If you're getting a new mortgage, or thinking of re-mortgaging, it's always worth considering whether to get a fixed rate.
You're probably aware of the fact the Bank of England has left interest rates frozen at 4.75% for eight months running now. Homeowners with variable rate repayment mortgage deals are likely to be the most relieved a welcome respite after five increases in just eighteen months!
However, opinions on the outcome of the next interest rate meeting on the 9th May are not as straightforward (they rarely are). Economists seem to be split in their views of whether rates will go up or down after the general election.
This leaves homeowners wishing to re-mortgage with a difficult decision. Should you opt for a fixed-rate deal, and benefit if rates should increase, or a variable rate deal, benefiting should rates fall? (You can find a five-minute guide to mortgages here.)
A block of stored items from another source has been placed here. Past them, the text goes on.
static int pool_enqueue(nh_ctx *c, WfPool &p) {
    WfLaunch &L = p.L;
    const int it = p.it, in = it & 1;
    unsigned *slot[2] = {p.wf.counts, p.wf.counts + kCountSlot};
    L.in_q = in;
    L.first = it == 0;
    L.cam_rays = it == 0 && p.persistent && c->S.dof ? 1 : 0;
    L.cnt_in = slot[in];
    L.cnt_out = slot[in ^ 1];
    while ((size_t)(it + 1) * 4 > p.events.size()) {
        hipEvent_t e;
        HIP_TRY(c, hipEventCreate(&e));
        p.events.push_back(e);
    }
    hipEvent_t *ev = &p.events[(size_t)it * 4];
    const int bound = (int)p.in_e[it == 0 ? 0 : it - 1];
    const bool ordered = p.job.ordered, stats = p.job.stats;
    if (it == 0 || !count_kernel()) HIP_TRY(c, hipMemsetAsync(slot[in ^ 1], 0, kCountSlot * sizeof(unsigned), p.stream));
    HIP_TRY(c, hipEventRecord(ev[0], p.stream));
    if (p.fused) {
        if (it > 0 && (int64_t)bound <= p.tail_at)
            if (WfPool *T = free_tail_slot(c, p, bound)) return pool_handoff(c, p, *T, bound, ev);
        HIP_TRY(c, hipEventRecord(ev[1], p.stream));
        HIP_TRY(c, hipEventRecord(ev[2], p.stream));
        if (it > 0 && (int64_t)bound <= p.tail_at) {
            if (p.rr)
                NH_LAUNCH(c, launch_wf_tail_rr)(c->d_scene, c->tv, L, ordered, stats, bound, c->specular,
                                                !c->specular && !c->textured, c->normal_mapped, p.trait, p.stream);
            else NH_LAUNCH(c, launch_wf_tail)(c->d_scene, c->tv, L, ordered, stats, false, bound, c->depth, p.stream);
            HIP_TRY(c, hipGetLastError());
            HIP_TRY(c, hipEventRecord(ev[3], p.stream));
            p.tail = true;
            p.draining = true;
            p.state = WfPool::SPLAT;
            return NH_OK;
        }
        if (p.rr) NH_LAUNCH(c, launch_wf_bounce_rr)(c->d_scene, c->tv, L, ordered, stats, p.sorted,
                                                    !c->specular && !c->textured, c->normal_mapped, p.trait, bound,
                                                    p.stream);
        else NH_LAUNCH(c, launch_wf_bounce)(c->d_scene, c->tv, L, ordered, stats, p.sorted, bound, p.stream);
        HIP_TRY(c, hipGetLastError());
        HIP_TRY(c, hipEventRecord(ev[3], p.stream));
// ... 309 lines not shown
    if (blocks.empty())
        for (int i = 0; i < c->nbx * c->nby; ++i) blocks.push_back(i);
    std::vector<uint64_t> m;
    if (!nh::primary_masks(c->camera, reinterpret_cast<const nh::f4 *>(c->h_prims.data()), (int)(c->h_prims.size() / 12),
                           blocks.data(), (int)blocks.size(), m))
        return NH_OK;
    std::vector<unsigned long long> grid((size_t)c->nbx * c->nby, 0ull);
    for (size_t i = 0; i < blocks.size(); ++i) grid[(size_t)blocks[i]] = m[i];
    unsigned long long *d = nullptr;
    HIP_TRY(c, hipMalloc(&d, std::max<size_t>(grid.size(), 1) * sizeof(unsigned long long)));
    const hipError_t e = hipMemcpy(d, grid.data(), grid.size() * sizeof(unsigned long long), hipMemcpyHostToDevice);
    if (e != hipSuccess) {
        (void)hipFree(d);
        HIP_TRY(c, e);
    }
    c->pmask = d;
    const int n_faces = (int)(c->h_emit_tris.size() / 9);
    const nh::f4 *recs = reinterpret_cast<const nh::f4 *>(c->h_prims.data());
    const int n_recs = (int)(c->h_prims.size() / 12);
    if (n_faces == 0 ||
        !nh::shadow_block_masks(c->camera, recs, n_recs, c->h_emit_tris.data(), n_faces, blocks.data(), (int)blocks.size(), m))
        return NH_OK;
    for (size_t i = 0; i < blocks.size(); ++i) grid[(size_t)blocks[i]] = m[i];
    HIP_TRY(c, hipMalloc(&d, std::max<size_t>(grid.size(), 1) * sizeof(unsigned long long)));
    const hipError_t e2 = hipMemcpy(d, grid.data(), grid.size() * sizeof(unsigned long long), hipMemcpyHostToDevice);
    if (e2 != hipSuccess) {
        (void)hipFree(d);
        HIP_TRY(c, e2);
    }
    c->smask = d;
    return NH_OK;
}

constexpr size_t kAvBytesPerPath = 94;

static bool av_wide(const nh_ctx *c, const nh_render_req *q) {
    return q->traversal != NH_TRAVERSAL_REFERENCE && c->depth > 20 && c->tv.wnodes != nullptr;
}
static size_t av_bytes_per_path(const nh_ctx *c, const nh_render_req *q) {
    return kAvBytesPerPath + (av_wide(c, q) ? (size_t)c->depth_wide * sizeof(int2) : 0);
}

static int av_reserve(nh_ctx *c, size_t paths, bool wide) {
    const int spill_depth = wide ? c->depth_wide : 0;
    if (c->av_cap >= paths && c->av_spill_depth >= spill_depth) return NH_OK;
    free_all(c->av_bufs);
    c->av_cap = 0;
    c->av_spill_depth = 0;
    c->av_spill = nullptr;
    AvLaunch &L = c->av;
    L = AvLaunch{};
    const auto get = [&](auto **p, size_t n) -> int {
        void *d = nullptr;
        HIP_TRY(c, hipMalloc(&d, std::max<size_t>(n, 1) * sizeof(**p)));
        c->av_bufs.push_back(d);
        *p = static_cast<std::remove_reference_t<decltype(*p)>>(d);
        return NH_OK;
    };
    int rc = NH_OK;
    for (int i = 0; i < 8 && !rc; ++i)
        if (!(rc = get(&L.ray[i], paths))) rc = get(&L.q_ray[i], paths);
    if (rc || (rc = get(&L.hit.hit, paths)) || (rc = get(&L.hit.t, paths)) || (rc = get(&L.hit.u, paths)) ||
        (rc = get(&L.hit.v, paths)) || (rc = get(&L.hit.k, paths)) || (rc = get(&L.rng, paths)) ||
        (rc = get(&L.q_path, paths)) || (rc = get(&L.q_hit, paths)) || (rc = get(&L.q_count, 1)) ||
        (spill_depth && (rc = get(&c->av_spill, paths * (size_t)spill_depth)))) {
        free_all(c->av_bufs);
        return rc;
    }
    c->av_cap = paths;
    c->av_spill_depth = spill_depth;
    return NH_OK;
}

static int av_chunk(nh_ctx *c, const nh_render_req *q, const PathLaunch &P) {
    AvLaunch L = c->av;
    L.n_paths = P.n_paths;
    L.n_list = P.n_list;
    L.s0 = P.s0;
    L.seed = P.seed;
    L.pixel_list = P.pixel_list;
    L.rec = P.rec;
    const bool wide = av_wide(c, q), ordered = q->traversal != NH_TRAVERSAL_REFERENCE, stats = q->collect_stats != 0;
    const auto batch = [&](float *const r[8], const HitBatch &hb, int n, bool any) {
        const RayBatch rb{r[0], r[1], r[2], r[3], r[4], r[5], r[6], r[7]};
        unsigned long long *ctr = c->counters + (any ? kStatAny : 0);
        if (wide) nh::launch_trace_wide(c->d_scene, c->tv, rb, hb, n, any, true, stats, c->av_spill, c->av_spill_depth, ctr,
                                        c->stream, c->wide_w);
        else nh::launch_trace(c->d_scene, c->tv, rb, hb, n, any, ordered, stats, c->depth, ctr, c->stream);
    };
    HIP_TRY(c, hipMemsetAsync(L.q_count, 0, sizeof(unsigned), c->stream));
    nh::launch_av_primary(c->d_scene, L, c->stream);
    batch(L.ray, L.hit, L.n_paths, false);
    nh::launch_av_shade(c->d_scene, c->tv, L, c->stream);
    HIP_TRY(c, hipGetLastError());
    int n_queue = L.n_paths;
    if (stats) {
        unsigned n = 0;
        HIP_TRY(c, hipMemcpyAsync(&n, L.q_count, sizeof(n), hipMemcpyDeviceToHost, c->stream));
        HIP_TRY(c, hipStreamSynchronize(c->stream));
        n_queue = (int)n;
    }
    HitBatch occl{};
    occl.hit = L.q_hit;
    batch(L.q_ray, occl, n_queue, true);
    nh::launch_av_resolve(L, n_queue, c->stream);
    return NH_OK;
}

The decision is not made any easier by the fact that current Best Buy fixed and variable rate deals are comparable (two- and three-year Best Buy deals are available for less than 5%, plus fees of ca. £400). But there are a couple of questions you could ask yourself that could make your choice a little more straightforward.
- Budget are you on a tight budget? If so, a fixed rate (even a slightly more expensive one) is probably the way to go. Fixed payments allow you to plan where your money goes, preventing unpleasant surprises from interest rate rise and probably help you to sleep better at night.
- Risk how much risk are you prepared to take? Are you willing to risk choosing a variable rate loan, and not mind the consequences should interest rates rise? If you were to choose a fixed-rate loan and rates were to fall, would that make you miserable? Choose the level of risk you're comfortable with as long as you can afford it.
Remember to check out the redemption penalties too and be aware that although interest rate rises are usually fully reflected in a variable rate mortgage, you rarely benefit fully from an interest rate drop 0.25% is often reduced to just 0.15%. The only exception to this is in the case of tracker mortgages, where full increase and decreases are implemented.
Finally, the most important thing to be aware of, whichever deal you choose is how flexible it is. Of course we should all want the best deal we can find, but remember, even the cheapest mortgage in the world is still accruing interest daily. Aim to pay off this 'millstone' as quickly as possible and a flexible mortgage that allows overpayments will make this much easier.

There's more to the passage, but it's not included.